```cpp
const uint64_t *msm_reduce29(const uint32_t *bk29, const uint32_t *offs, uint64_t nwin, int NB,
                             uint32_t *scratch, uint32_t *exc, hipStream_t s) {
#ifndef PNP_LEAF_SMALL4
#define PNP_LEAF_SMALL4 1
#endif
    const int LW = NB >= 2 * PNP_LEAF_W ? (PNP_LEAF_SMALL4 && NB <= (1 << 16) && PNP_LEAF_W > 4 ? 4 : PNP_LEAF_W) : 2;
    if (NB < 2 * LW) {
        set_error("msm_reduce29: %d buckets per window", NB);
        throw Error(PNP_E_ARG);
    }
    uint64_t m = nwin * (uint64_t)NB / LW;
    uint32_t *a = scratch, *b = scratch + 168 * m;
    uint64_t *roots = reinterpret_cast<uint64_t *>(scratch + 252 * m);
    const dim3 lgrid((uint32_t)((m + 255) / 256));
    static const uint64_t leaf_wide = [] {
        const char *e = getenv("PNP_LEAF_WIDE");
        return (uint64_t)(e ? atoll(e) : 32768);
    }();
    const dim3 wgrid((uint32_t)((4 * m + 255) / 256));
    if (LW == 4 && m <= leaf_wide)
        hipLaunchKernelGGL(k_tree_leafw29w<4>, wgrid, dim3(256), 0, s, bk29, offs, m, a, exc);
    else if (LW == 2)
        hipLaunchKernelGGL(k_tree_leafw29<2>, lgrid, dim3(256), 0, s, bk29, offs, m, a, exc);
    else if (LW == 4)
        hipLaunchKernelGGL(k_tree_leafw29<4>, lgrid, dim3(256), 0, s, bk29, offs, m, a, exc);
    else
        hipLaunchKernelGGL(k_tree_leafw29<PNP_LEAF_W>, lgrid, dim3(256), 0, s, bk29, offs, m, a, exc);
    PNP_HIP(hipGetLastError());
    static const uint64_t wide_max = [] {
        const char *e = getenv("PNP_TREE_WIDE");
        return (uint64_t)(e ? atoll(e) : 16384);
    }();
    while (m > nwin) {
        m /= 2;
        if (m <= wide_max)
            hipLaunchKernelGGL(k_tree_level29w, dim3((uint32_t)((4 * m + 255) / 256), 3), dim3(256), 0, s, a, m, b,
                               exc);
        else
            hipLaunchKernelGGL(k_tree_level29, dim3((uint32_t)((m + 255) / 256), 3), dim3(256), 0, s, a, m, b, exc);
        PNP_HIP(hipGetLastError());
        std::swap(a, b);
    }
    hipLaunchKernelGGL(k_tree_roots29w, dim3((uint32_t)((4 * nwin + 255) / 256)), dim3(256), 0, s, a, nwin, roots);
    PNP_HIP(hipGetLastError());
    return roots;
}
// ... 32 lines not shown
```

zprize23-gpu-submission_amd/csrc/pnp_internal.h:

```cpp
#pragma once
#include <hip/hip_runtime.h>
#include <stdint.h>
#include <stdio.h>
#include <map>
#include <string>
#include <tuple>
#include <vector>
#include "field.cuh"
#include "../../include/pnp_plonk.h"

namespace pnp {

void set_error(const char *fmt, ...);

#define PNP_HIP(expr)                                                              \
    do {                                                                           \
        hipError_t e_ = (expr);                                                    \
        if (e_ != hipSuccess) {                                                    \
            ::pnp::set_error("%s:%d %s: %s", __FILE__, __LINE__, #expr,            \
                             hipGetErrorString(e_));                               \
            throw ::pnp::Error(PNP_E_DEVICE);                                      \
        }                                                                          \
    } while (0)

struct Error {
    int code;
    explicit Error(int c) : code(c) {}
};

struct DevBuf {
    void *p = nullptr;
    size_t bytes = 0;
    DevBuf() = default;
    explicit DevBuf(size_t b) { alloc(b); }
// ... 33 lines not shown
void intt_blocks(NttTables &t, uint64_t *d, uint32_t lg_n, int m0, int nb, hipStream_t s);
void t_combine(NttTables &t, const uint64_t *Y, uint64_t len, uint64_t q0, uint64_t *out,
               uint32_t lg_n, unsigned *nz, hipStream_t s);
void t_combine_blocks(NttTables &t, const uint64_t *Y, int nb, uint64_t *out, uint32_t lg_n, unsigned *nz,
                      hipStream_t s);
void to_blocks(const uint64_t *in, uint64_t *out, uint32_t lg_n, int m0, int nb, hipStream_t s);

struct KernelTimer {
    bool enabled = false;
    struct Stat {
        double ms = 0, bytes = 0;
        int launches = 0;
    };
    struct Pending {
        std::string name;
        hipEvent_t e0, e1;
        double bytes;
    };
    std::map<std::string, Stat> stats;
    std::vector<Pending> pending;
    std::vector<hipEvent_t> pool;
    hipEvent_t get();
    void begin(const char *name, hipStream_t s, hipEvent_t &e0);
    void end(const char *name, hipStream_t s, hipEvent_t e0, double bytes = 0);
    void collect();
    void credit(const char *name, double units) {
        if (enabled) stats[name].bytes += units;
    }
};

extern thread_local bool t_bg_build;
void bg_step(hipStream_t s);

struct MsmGroup {
    DevBuf counts, offsets, scan_tmp, ent, fkey, sorted, buckets, seg, redo;
    DevBuf exc;
    DevBuf heavy;
    uint32_t S = 0, pieces = 0;
    uint64_t nthr = 0;
    DevBuf wctr;
    unsigned long long wctr_h[65] = {};
    bool wctr_live = false;
};
struct MsmWork {
    DevBuf digits;
    MsmGroup grp[2];
    hipStream_t s2 = nullptr;
    hipEvent_t ev[4] = {nullptr, nullptr, nullptr, nullptr};
    KernelTimer *timer = nullptr;
    int fold_c = 0;
    int rank = 0, world = 1;
    pnp_allgather_fn allgather = nullptr;
    void *user = nullptr;
    uint64_t *xbuf = nullptr;
    uint64_t xbuf_bytes = 0;
    pnp_alltoall_fn alltoall = nullptr;
    void *a2a_user = nullptr;
    uint64_t *a2a = nullptr;
    uint64_t a2a_bytes = 0;
    pnp_alltoallv_fn alltoallv = nullptr;
    void *v_user = nullptr;
    uint64_t *v_send = nullptr, *v_recv = nullptr;
    uint64_t v_bytes = 0;
    bool ordered = false;
    bool full_table() const { return world > 1 && alltoallv != nullptr; }
    DevBuf part_counts, rec_counts;
    std::map<std::tuple<uint32_t, int, uint64_t>, uint64_t> slot_cap;
    uint32_t batch_seq = 0;
    DevBuf slot_dev;
    unsigned long long slot_runs = 0, slot_overflows = 0;
};
inline void ex_fence(const MsmWork &wk, hipStream_t s) {
    if (!wk.ordered) PNP_HIP(hipStreamSynchronize(s));
}
std::vector<uint64_t> rank_allgather(MsmWork &wk, hipStream_t s, const uint64_t *mine, int k, uint64_t tag);
void msm_run(MsmWork &w, const uint64_t *d_points, const uint64_t *d_scalars_mont, uint64_t n,
             uint64_t *h_xyzz, hipStream_t s, const uint64_t *table = nullptr);
struct MsmSegs {
    uint64_t n_table = 0;
    uint64_t off[16] = {};
    bool sliced = false;
    int c = 0;
};
int msm_fold_c(uint64_t n_points, int fold_c);
void msm_run_batch(MsmWork &w, const uint64_t *d_points, const uint64_t *const *d_scalars, int B,
                   uint64_t n, uint64_t *h_xyzz, hipStream_t s, const uint64_t *table = nullptr,
                   bool scalars_local = false, const MsmSegs *segs = nullptr);
uint64_t msm_table_bytes(uint64_t n_points, uint64_t n_cfg, int fold_c);
uint64_t msm_table_build_bytes(uint64_t n_points);
uint64_t msm_work_bytes(uint64_t n_pts, uint64_t n_cfg, int fold_c, int B, uint64_t v_bytes, int world);
uint64_t msm_work_held(const MsmWork &wk);
void msm_point_range(uint64_t n, int rank, int world, uint64_t &p0, uint64_t &p1);
void msm_build_table(DevBuf &tab, const uint64_t *d_points, uint64_t n, int c, hipStream_t s);
void xyzz_to_affine_dev(const uint64_t *xyzz, uint64_t n, uint64_t *aff, hipStream_t s);
bool srs_lagrange(const uint64_t *d_aff, uint64_t n, const Fr &omega_inv, const Fr &n_inv, uint64_t *d_out,
                  hipStream_t s);
void xyzz_to_affine_host(const uint64_t *xyzz, uint64_t *aff12);
void xyzz_to_affine_batch_host(const uint64_t *xyzz, int B, uint64_t *aff12);

void k_from_mont(uint64_t *d, uint64_t n, hipStream_t s);
void k_to_mont(uint64_t *d, uint64_t n, hipStream_t s);
void k_prefix_product(uint64_t *d, uint64_t n, DevBuf &scratch, hipStream_t s);
void k_batch_inverse(uint64_t *d, uint64_t n, DevBuf &scratch, hipStream_t s);
void k_poly_eval(const uint64_t *d, uint64_t n, const Fr &x, DevBuf &scratch, Fr *out,
                 hipStream_t s);
void k_poly_eval_multi(const uint64_t *const *polys, int npolys, uint64_t n, const Fr &x,
                       DevBuf &scratch, Fr *out, hipStream_t s);
struct EvalSet {
    const uint64_t *const *polys;
    int np;
    Fr x;
    Fr *out;
};
void k_poly_eval_sets(const EvalSet *sets, int nsets, uint64_t n, DevBuf &scratch, hipStream_t s);
void k_poly_div_linear(uint64_t *d, uint64_t n, const Fr &z, DevBuf &scratch, hipStream_t s);
void k_poly_div_linear_batch(uint64_t *const *d, const Fr *z, int K, uint64_t n, DevBuf &scratch,
                             hipStream_t s);
void k_add_powers(uint64_t *d, uint64_t len, const Fr &c, const Fr &z, hipStream_t s);
void k_random_fr(uint64_t *d, uint64_t n, uint64_t seed, hipStream_t s);
void k_geometric(uint64_t *d, uint64_t n, const Fr &c0, const Fr &r, hipStream_t s);
void k_srs(uint64_t *d, uint64_t n, const Fr &tau, hipStream_t s);
void k_coset_consts(uint64_t *vh, uint64_t *x, uint32_t lg_n, hipStream_t s);
void k_coset_blocks(uint32_t lg_n, int m0, int nb, uint64_t *lin, uint64_t *lin32, uint64_t *vh_inv,
                    uint64_t *l1_den, hipStream_t s);
// ... 25 lines not shown
```

zprize23-gpu-submission_amd/csrc/protocol.h:

```cpp
#pragma once
#include "pnp_internal.h"

namespace pnp {

__host__ __device__ inline Fr from_u64_limbs_dev(const uint64_t *l) {
    Fr r;
#pragma unroll
    for (int i = 0; i < 4; i++) {
        r.v[2 * i] = (uint32_t)l[i];
        r.v[2 * i + 1] = (uint32_t)(l[i] >> 32);
    }
    return r;
}

struct PermArgs {
    const uint64_t *w[4];
    const uint64_t *sigma[4];
    Fr bk[4];
    Fr beta, gamma, omega;
    const uint64_t *tw;
};

struct QuotArgs {
    const uint64_t *w8[4], *z8, *pi8, *f8, *t8, *h18, *h28, *z28, *l18;
// ... 14 lines not shown
    const uint64_t *vh_inv, *l1v, *pinv;
    uint32_t c_pi[9], alpha[9], alpha2[9], beta[9], gamma[9], one[9];
    uint64_t n;
    uint32_t lg_n;
};
void fr_to_r29_limbs(const Fr &a, uint32_t l[9]);
void k_quotient29(const Quot29Args &q, uint64_t N8, uint64_t *out, hipStream_t s);
void k_to_form29(const uint64_t *in, uint64_t *out, uint64_t n, hipStream_t s);

struct WidgetArgs {
    const uint64_t *w8[4], *q_l, *q_r, *q_c, *vh_inv;
    const uint64_t *sel[4];
    Fr sep[4];
    uint64_t n;
    uint32_t lg_n;
};

constexpr int LIN_MAX = 32;
struct LinArgs {
    int k;
    const uint64_t *p[LIN_MAX];
    Fr s[LIN_MAX];
};

void k_compress4(uint64_t *out, const uint64_t *t0, const uint64_t *t1, const uint64_t *t2,
                 const uint64_t *t3, const Fr &z, uint64_t n, hipStream_t s);
void k_query_f(uint64_t *out, const uint64_t *ql, uint64_t n_gates, const uint64_t *const w[4],
               const uint64_t *tc, const Fr &z, uint64_t n, hipStream_t s);
void k_perm_numden(uint64_t *num, uint64_t *den, const PermArgs &a, uint64_t n, hipStream_t s);
void k_lookup_nd(uint64_t *num, uint64_t *den, const uint64_t *f, const uint64_t *t,
                 const uint64_t *h1, const uint64_t *h2, const Fr &delta, const Fr &eps, uint64_t n,
                 hipStream_t s);
void k_mul_inplace(uint64_t *a, const uint64_t *b, uint64_t n, hipStream_t s);
bool k_any_nonzero(const uint64_t *v, uint64_t words, DevBuf &scratch, hipStream_t s);
void k_any_nonzero_n(const uint64_t *v, uint64_t words, uint64_t stride, int cnt, bool *nz, DevBuf &scratch,
                     hipStream_t s);
bool k_any_diff(const uint64_t *a, const uint64_t *b, uint64_t words, DevBuf &scratch, hipStream_t s);
void k_hash_words(const uint64_t *a, uint64_t words, DevBuf &scratch, hipStream_t s, uint64_t out[2]);
bool k_pack_affine(const uint8_t *src, uint64_t n, uint64_t stride, uint64_t x_off, uint64_t y_off,
                   uint64_t inf_off, uint64_t *dst, DevBuf &scratch, hipStream_t s);
void k_affine(uint64_t *out, const uint64_t *in, const Fr &a, const Fr &b, uint64_t n, hipStream_t s);
void k_quotient(const QuotArgs &q, uint64_t N8, uint64_t *out, hipStream_t s);
void k_lincomb(const LinArgs &a, uint64_t n, uint64_t *out, hipStream_t s);
void k_widgets(const WidgetArgs &g, uint64_t N8, uint64_t *out, hipStream_t s);
bool combine_split(pnp_ctx *ctx, const uint64_t *t, const uint64_t *f, uint64_t n, uint64_t *h1,
                   uint64_t *h2, hipStream_t s);
void k_proof_marker(hipStream_t s);

}
```

zprize23-gpu-submission_amd/csrc/protocol.hip:

```cpp
#include "pnp_internal.h"
#include "protocol.h"
#include "widgets.cuh"
#include "fr29.cuh"
#include <vector>

namespace pnp {

static inline uint32_t nblk(uint64_t threads, uint32_t bs = 256) {
    return (uint32_t)((threads + bs - 1) / bs);
}

__global__ void k_compress4_(uint64_t *out, const uint64_t *t0, const uint64_t *t1,
                             const uint64_t *t2, const uint64_t *t3, Fr z, uint64_t n) {
    uint64_t i = blockIdx.x * (uint64_t)blockDim.x + threadIdx.x;
    if (i >= n) return;
    Fr acc = load_fr(t3, i);
    acc = acc * z + load_fr(t2, i);
    acc = acc * z + load_fr(t1, i);
    acc = acc * z + load_fr(t0, i);
    store_fr(out, i, acc);
}
void k_compress4(uint64_t *out, const uint64_t *t0, const uint64_t *t1, const uint64_t *t2,
                 const uint64_t *t3, const Fr &z, uint64_t n, hipStream_t s) {
    hipLaunchKernelGGL(k_compress4_, dim3(nblk(n)), dim3(256), 0, s, out, t0, t1, t2, t3, z, n);
// ... 68 lines not shown
    store_fr(den, i, d);
}
void k_lookup_nd(uint64_t *num, uint64_t *den, const uint64_t *f, const uint64_t *t,
                 const uint64_t *h1, const uint64_t *h2, const Fr &delta, const Fr &eps, uint64_t n,
                 hipStream_t s) {
    hipLaunchKernelGGL(k_lookup_nd_, dim3(nblk(n)), dim3(256), 0, s, num, den, f, t, h1, h2, delta, eps,
                       n);
    PNP_HIP(hipGetLastError());
}

__global__ void k_mul_inplace_(uint64_t *a, const uint64_t *b, uint64_t n) {
    uint64_t i = blockIdx.x * (uint64_t)blockDim.x + threadIdx.x;
    if (i < n) store_fr(a, i, load_fr(a, i) * load_fr(b, i));
}
void k_mul_inplace(uint64_t *a, const uint64_t *b, uint64_t n, hipStream_t s) {
    hipLaunchKernelGGL(k_mul_inplace_, dim3(nblk(n)), dim3(256), 0, s, a, b, n);
    PNP_HIP(hipGetLastError());
}
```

--*--

> [Task goal]: Sift through the entries and copy every line with "buckets".

> [Final answer]:
        set_error("msm_reduce29: %d buckets per window", NB);
    DevBuf counts, offsets, scan_tmp, ent, fkey, sorted, buckets, seg, redo;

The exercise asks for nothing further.